You can use the following link to learn more about cross_validate:

https://scikit-learn.org/stable/modules/generated/sklearn.model_selection.cross_validate.html

In [ ]:

from sklearn.model_selection import cross_validate
scores = cross_validate(knn, X_train, y_train, cv=5,return_train_score=True)

print(‘Mean Train Accuracy:’,scores[‘train_score’].mean()) # returns the mean cross-validation train score
print(‘Mean Validation Accuracy:’, scores[‘test_score’].mean()) # returns the mean cross-validation validation score

Our cross-validated model has an accuracy of 94% across all the splits on the training data. If we think that is a reasonable value, we can train our final model on the training data and then see how it performs on the held-out test data.

Comparing classifiers¶
However, to get a true sense for the utility of cross-validation, let’s create a second nearest neighbors classifier that uses five neighbors instead of one.

In [ ]:

knn_5 = neighbors.KNeighborsClassifier(n_neighbors=5)
scores = cross_validate(knn_5, X_train, y_train, cv=5, return_train_score=True)

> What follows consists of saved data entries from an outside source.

+            const uint32_t sx_[2] = {lds_addr(smem + XOFF) + wx_off0, lds_addr(smem + XOFF) + wx_off1};
+            auto dw_steps = [&](auto msc) {
+                constexpr int O = decltype(msc)::value * 32 * 128;
+                s16x4 alo[2], ahi[2], xlo[2][2], xhi[2][2];
+                alo[0] = ds_tr_o<O>(sa_);
+                ahi[0] = ds_tr_o<O + 512>(sa_);
+                alo[1] = ds_tr_o<O + 4096>(sa_);
+                ahi[1] = ds_tr_o<O + 4608>(sa_);
+#pragma unroll
+                for (int j = 0; j < 2; ++j) {
+                    xlo[0][j] = ds_tr_o<O>(sx_[j]);
+                    xhi[0][j] = ds_tr_o<O + 512>(sx_[j]);
+                    xlo[1][j] = ds_tr_o<O + 4096>(sx_[j]);
+                    xhi[1][j] = ds_tr_o<O + 4608>(sx_[j]);
+                }
+                asm volatile("s_waitcnt lgkmcnt(0)"
+                             : "+v"(alo[0]), "+v"(ahi[0]), "+v"(alo[1]), "+v"(ahi[1]), "+v"(xlo[0][0]), "+v"(xhi[0][0]),
+                               "+v"(xlo[0][1]), "+v"(xhi[0][1]), "+v"(xlo[1][0]), "+v"(xhi[1][0]), "+v"(xlo[1][1]),
+                               "+v"(xhi[1][1]));
+#pragma unroll
+                for (int u = 0; u < 2; ++u) {
+                    const bf16x8 fw = __builtin_bit_cast(bf16x8, __builtin_shufflevector(alo[u], ahi[u], 0, 1, 2, 3, 4, 5, 6, 7));
+#pragma unroll
+                    for (int j = 0; j < 2; ++j) {
+                        const bf16x8 fx =
+                            __builtin_bit_cast(bf16x8, __builtin_shufflevector(xlo[u][j], xhi[u][j], 0, 1, 2, 3, 4, 5, 6, 7));
+                        accw[kt][j] = __builtin_amdgcn_mfma_f32_16x16x32_bf16(fw, fx, accw[kt][j], 0, 0, 0);
+                    }
+                }
+            };
+            dw_steps(std::integral_constant<int, 0>{});
+            dw_steps(std::integral_constant<int, 2>{});
+            dw_steps(std::integral_constant<int, 4>{});
+            dw_steps(std::integral_constant<int, 6>{});
+            __builtin_amdgcn_sched_barrier(0);
+            if (kt + 1 < NK) xform_a(cur ^ 1);
+            asm volatile("s_waitcnt vmcnt(0)" ::: "memory");
+            __syncthreads();
+        }
+        const int tnext = tm + gridDim.x;
+        if (tnext < ntm) {
+            set_tile(tnext * BM);
+            stage_x(tnext * BM);
+            load_a(0);
+            stage_b(0, 0);
+        }
+        const int rows = min(BM, M - m0);
+        int te = tid;
+        asm volatile("" : "+v"(te));
+        const int cc = te % CHUNKS, ch0 = cc * 8;
+        const bool ep_thread = te < 256;
+#pragma unroll
+        for (int rm = 0; rm < 2; ++rm) {
+            const int ml = wave * 32 + rm * 16 + fr;
+#pragma unroll
+            for (int rn = 0; rn < 4; ++rn) {
+                const f32x4 v = acc[rn][rm];
+                uint2 packed;
+                packed.x = pack_bf16x2(v[0], v[1]);
+                packed.y = pack_bf16x2(v[2], v[3]);
+                *(uint2*)(ep + ml * CROW + (rn * 16 + fq * 4) * 2) = packed;
+            }
+        }
+        __syncthreads();
+        {
+            constexpr int AIT = BM / 64;
+            const int ra0 = te / CHUNKS;
+            int orow[AIT];
+            uint4 dpre[AIT];
+            uint32_t dmpre[AIT];
+#pragma unroll
+            for (int i = 0; i < AIT; ++i) orow[i] = min(m0 + ra0 + i * 64, M - 1);
+            if (d_on) {
+#pragma unroll
+                for (int i = 0; i < AIT; ++i) dpre[i] = *(const uint4*)(D + (size_t)orow[i] * ldd + ch0);
+                if (dmask != nullptr) {
+#pragma unroll
+                    for (int i = 0; i < AIT; ++i) dmpre[i] = dmask[((size_t)orow[i] * ldd + ch0) >> 3];
+                }
+            }
+#pragma unroll
+            for (int i = 0; i < AIT; ++i) {
+                const int r = ra0 + i * 64;
+                if (r >= rows) break;
+                uint4 v = *(const uint4*)(ep + r * CROW + cc * 16);
+                if (d_on) {
+                    uint32_t* pv = (uint32_t*)&v;
+                    const uint32_t* pd = (const uint32_t*)&dpre[i];
+                    const uint32_t db = dmask != nullptr ? dmpre[i] : 0xffu;
+#pragma unroll
+                    for (int j = 0; j < 4; ++j) {
+                        const float d0 = (db >> (2 * j)) & 1u ? __uint_as_float(pd[j] << 16) : 0.f;
+                        const float d1 = (db >> (2 * j + 1)) & 1u ? __uint_as_float(pd[j] & 0xffff0000u) : 0.f;
+                        const float lo = __uint_as_float(pv[j] << 16) + d0;
+                        const float hi = __uint_as_float(pv[j] & 0xffff0000u) + d1;
+                        pv[j] = pack_bf16x2(lo, hi);
+                    }
+                    if (bnr_on) *(uint4*)(ep + r * CROW + cc * 16) = v;
+                }
+                *(uint4*)(C + (size_t)orow[i] * ldc + ch0) = v;
+            }
+        }
+        float sa[8], sb[8];
+        if (bnr_on) {
+            __syncthreads();
+            if (ep_thread) {
+                const int r0 = te / CHUNKS;
+                float mu[8], is[8];
+#pragma unroll
+                for (int k = 0; k < 8; ++k) {
+                    sa[k] = sb[k] = 0.f;
+                    mu[k] = bnr.mean[ch0 + k];
+                    is[k] = bnr.invstd[ch0 + k];
+                }
+#pragma unroll
+                for (int h = 0; h < 2; ++h) {
+                    constexpr int HI = ITERS / 2;
+                    asm volatile("" ::: "memory");
+                    uint4 xpre[HI];
+                    uint32_t mpre[HI];
+#pragma unroll
+                    for (int i = 0; i < HI; ++i) {
+                        const size_t e = (size_t)min(m0 + r0 + (h * HI + i) * RSTEP, M - 1) * ldc + ch0;
+                        xpre[i] = *(const uint4*)(bnr.x + e);
+                        mpre[i] = bnr.mask != nullptr ? bnr.mask[e >> 3] : 0xffu;
+                    }
+                    if (bnr.skip_w > 0) {
+#pragma unroll
+                        for (int i = 0; i < HI; ++i) {
+                            const int gm = m0 + r0 + (h * HI + i) * RSTEP, q = gm / bnr.skip_w;
+                            if (((gm - q * bnr.skip_w) | (q % bnr.skip_h)) % 2 == 0) mpre[i] = 0u;
+                        }
+                    }
+#pragma unroll
+                    for (int i = 0; i < HI; ++i) {
+                        const int r = r0 + (h * HI + i) * RSTEP;
+                        if (r >= rows) break;
+                        const uint4 v = *(const uint4*)(ep + r * CROW + cc * 16);
+                        const uint32_t mb = mpre[i];
+                        const uint32_t* pv = (const uint32_t*)&v;
+                        const uint32_t* px = (const uint32_t*)&xpre[i];
+#pragma unroll
+                        for (int j = 0; j < 4; ++j) {
+                            const float g0 = (mb >> (2 * j)) & 1u ? __uint_as_float(pv[j] << 16) : 0.f;
+                            const float g1 = (mb >> (2 * j + 1)) & 1u ? __uint_as_float(pv[j] & 0xffff0000u) : 0.f;
+                            const float x0 = __uint_as_float(px[j] << 16), x1 = __uint_as_float(px[j] & 0xffff0000u);
+                            sa[2 * j] += g0;
+                            sa[2 * j + 1] += g1;
+                            sb[2 * j] = fmaf(g0, (x0 - mu[2 * j]) * is[2 * j], sb[2 * j]);
+                            sb[2 * j + 1] = fmaf(g1, (x1 - mu[2 * j + 1]) * is[2 * j + 1], sb[2 * j + 1]);
+                        }
+                    }
+                }
+            }
+        }
+        if (bnr_on) {
+            float* red = (float*)ep;
+            __syncthreads();
+            if (ep_thread) {
+#pragma unroll
+                for (int k = 0; k < 8; ++k) {
+                    red[te * 17 + k] = sa[k];
+                    red[te * 17 + 8 + k] = sb[k];
+                }
+            }
+            __syncthreads();
+            if (te < CHUNKS * 16) {
+                const int c = te % CHUNKS, v = te / CHUNKS;
+                float sum = 0.f;
+#pragma unroll 4
+                for (int j = 0; j < RSTEP; ++j) sum += red[(j * CHUNKS + c) * 17 + v];
+                float* pa = bnr.part + (size_t)(bnr.blk_off + tm) * ldc;
+                float* pb = bnr.part + (size_t)(bnr.part_ld + bnr.blk_off + tm) * ldc;
+                if (v < 8) pa[c * 8 + v] = sum;
+                else pb[c * 8 + v - 8] = sum;
+            }
+        }
+    }
+    asm volatile("s_waitcnt vmcnt(0)" ::: "memory");
+    __syncthreads();
+    float* red = (float*)smem;
+    static_assert(K * 256 <= 2 * STAGE, "the flush image fits the stage buffers");
+#pragma unroll
+    for (int kt = 0; kt < NK; ++kt)
+#pragma unroll
+        for (int j = 0; j < 2; ++j)
+#pragma unroll
+            for (int r = 0; r < 4; ++r) {
+                const int row = kt * 64 + kt4 * 16 + 4 * fq + r, col = (nt2 + j) * 16 + fr;
+                red[row * 64 + (col ^ (((row >> 2) & 3) << 4))] = accw[kt][j][r];
+            }
+    __syncthreads();
+#pragma unroll 4
+    for (int row = wave; row < K; row += NW) {
+        const float v = red[row * 64 + (lane ^ (((row >> 2) & 3) << 4))];
+        __hip_atomic_fetch_add(dW + (size_t)row * lddw + lane, v, __ATOMIC_RELAXED, __HIP_MEMORY_SCOPE_AGENT);
     }
 }
 
@@ -1150,6 +1503,29 @@
     return hipGetLastError() == hipSuccess ? 0 : -3;
 }
 
+template <int NK>
+int launch_bndx_wgrad(const void* g, const BnDx& bd, const void* Wt, void* C, int M, int ldb, int ldc, const void* D,
+                      int ldd, const BnBwd& bnr, const uint8_t* dmask, const void* x_in, float* dW, int lddw, int blocks,
+                      hipStream_t s) {
+    constexpr int LDS = 2 * (256 + 64) * BK * 2 + 256 * 64 * 2;
+    static_assert(LDS <= 160 * 1024, "LDS");
+    auto k = bndx_wgrad_kernel<NK>;
+    static int attr = set_lds(k, LDS);
+    if (attr) return attr;
+    int grid = blocks;
+    if (grid <= 0) {
+        int dev = 0, cus = 0;
+        if (hipGetDevice(&dev) != hipSuccess ||
+            hipDeviceGetAttribute(&cus, hipDeviceAttributeMultiprocessorCount, dev) != hipSuccess || cus <= 0)
+            return -3;
+        const int ntm = (M + 255) / 256;
+        grid = cus < ntm ? cus : ntm;
+    }
+    hipLaunchKernelGGL(k, dim3(grid), dim3(512), LDS, s, (const __bf16*)g, (const __bf16*)Wt, (__bf16*)C, M, ldb, ldc,
+                       (const __bf16*)D, ldd, bnr, dmask, bd, (const __bf16*)x_in, dW, lddw);
+    return hipGetLastError() == hipSuccess ? 0 : -3;
+}
+
 
 inline bool nt_single(bool conv, int K, int nwg) { return nwg >= 768 || (!conv && K == BK); }
 
@@ -1377,6 +1753,28 @@
     return launch_nt_prod<256, 64, 4, 1, true, 0>(g, bd, {}, Wt, C, M, N, K, ldb, ldc, nullptr, s, D, ldd, b, dmask);
 }
 
+int plx_gemm_nt_bndx_wgrad(const void* g, const void* x, const uint8_t* mask, const float* coef, void* dy,
+                           const void* Wt, void* C, int M, int N, int K, int ldb, int ldc, const void* D, int ldd,
+                           const uint8_t* dmask, const BnBwd* bnr, const void* x_in, float* dW, int lddw, int blocks,
+                           void* stream) {
+    (void)dy;
+    if (M <= 0 || N != 64 || K % BK || K < BK || K > 4 * BK || ldb % 8 || ldc % 8 || (D != nullptr && ldd % 8)) return -1;
+    if (g == nullptr || x == nullptr || coef == nullptr || x_in == nullptr || dW == nullptr || lddw < N || blocks < 0)
+        return -1;
+    if ((long)M * K >= (1l << 30)) return -1;
+    if (dmask != nullptr && (D == nullptr || ldd != N)) return -1;
+    if (bnr != nullptr && (ldc != N || bnr->part == nullptr)) return -1;
+    const BnBwd b = bnr != nullptr ? *bnr : BnBwd{};
+    const BnDx bd{(const __bf16*)x, mask, coef, nullptr};
+    hipStream_t s = (hipStream_t)stream;
+    switch (K / BK) {
+        case 1: return launch_bndx_wgrad<1>(g, bd, Wt, C, M, ldb, ldc, D, ldd, b, dmask, x_in, dW, lddw, blocks, s);
+        case 2: return launch_bndx_wgrad<2>(g, bd, Wt, C, M, ldb, ldc, D, ldd, b, dmask, x_in, dW, lddw, blocks, s);
+        case 3: return launch_bndx_wgrad<3>(g, bd, Wt, C, M, ldb, ldc, D, ldd, b, dmask, x_in, dW, lddw, blocks, s);
+        default: return launch_bndx_wgrad<4>(g, bd, Wt, C, M, ldb, ldc, D, ldd, b, dmask, x_in, dW, lddw, blocks, s);
+    }
+}
+
 int plx_gemm_nt_bnapply(const void* x, const void* res, const float* sb, const float* rsb, void* out, uint8_t* mask,
                         const void* W, void* C, int M, int N, int K, int ldb, int ldc, float* stats, void* stream) {
     if (M <= 0 || N % 64 || K % BK || ldb % 8 || ldc % 8) return -1;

print(‘Mean Train Accuracy:’,scores[‘train_score’].mean()) # returns the mean cross-validation train score
print(‘Mean Validation Accuracy:’, scores[‘test_score’].mean())

Let’s train it on the training data and use it to predict the final held-out test data.

In [ ]:

knn_5.fit(X_train, y_train)
accuracy = accuracy_score(y_test, knn_5.predict(X_test))
print (“Test set accuracy: “, accuracy * 100, “%”)

And we see our model has a 97.7% accuracy on the held out test data (30% of the original dataset).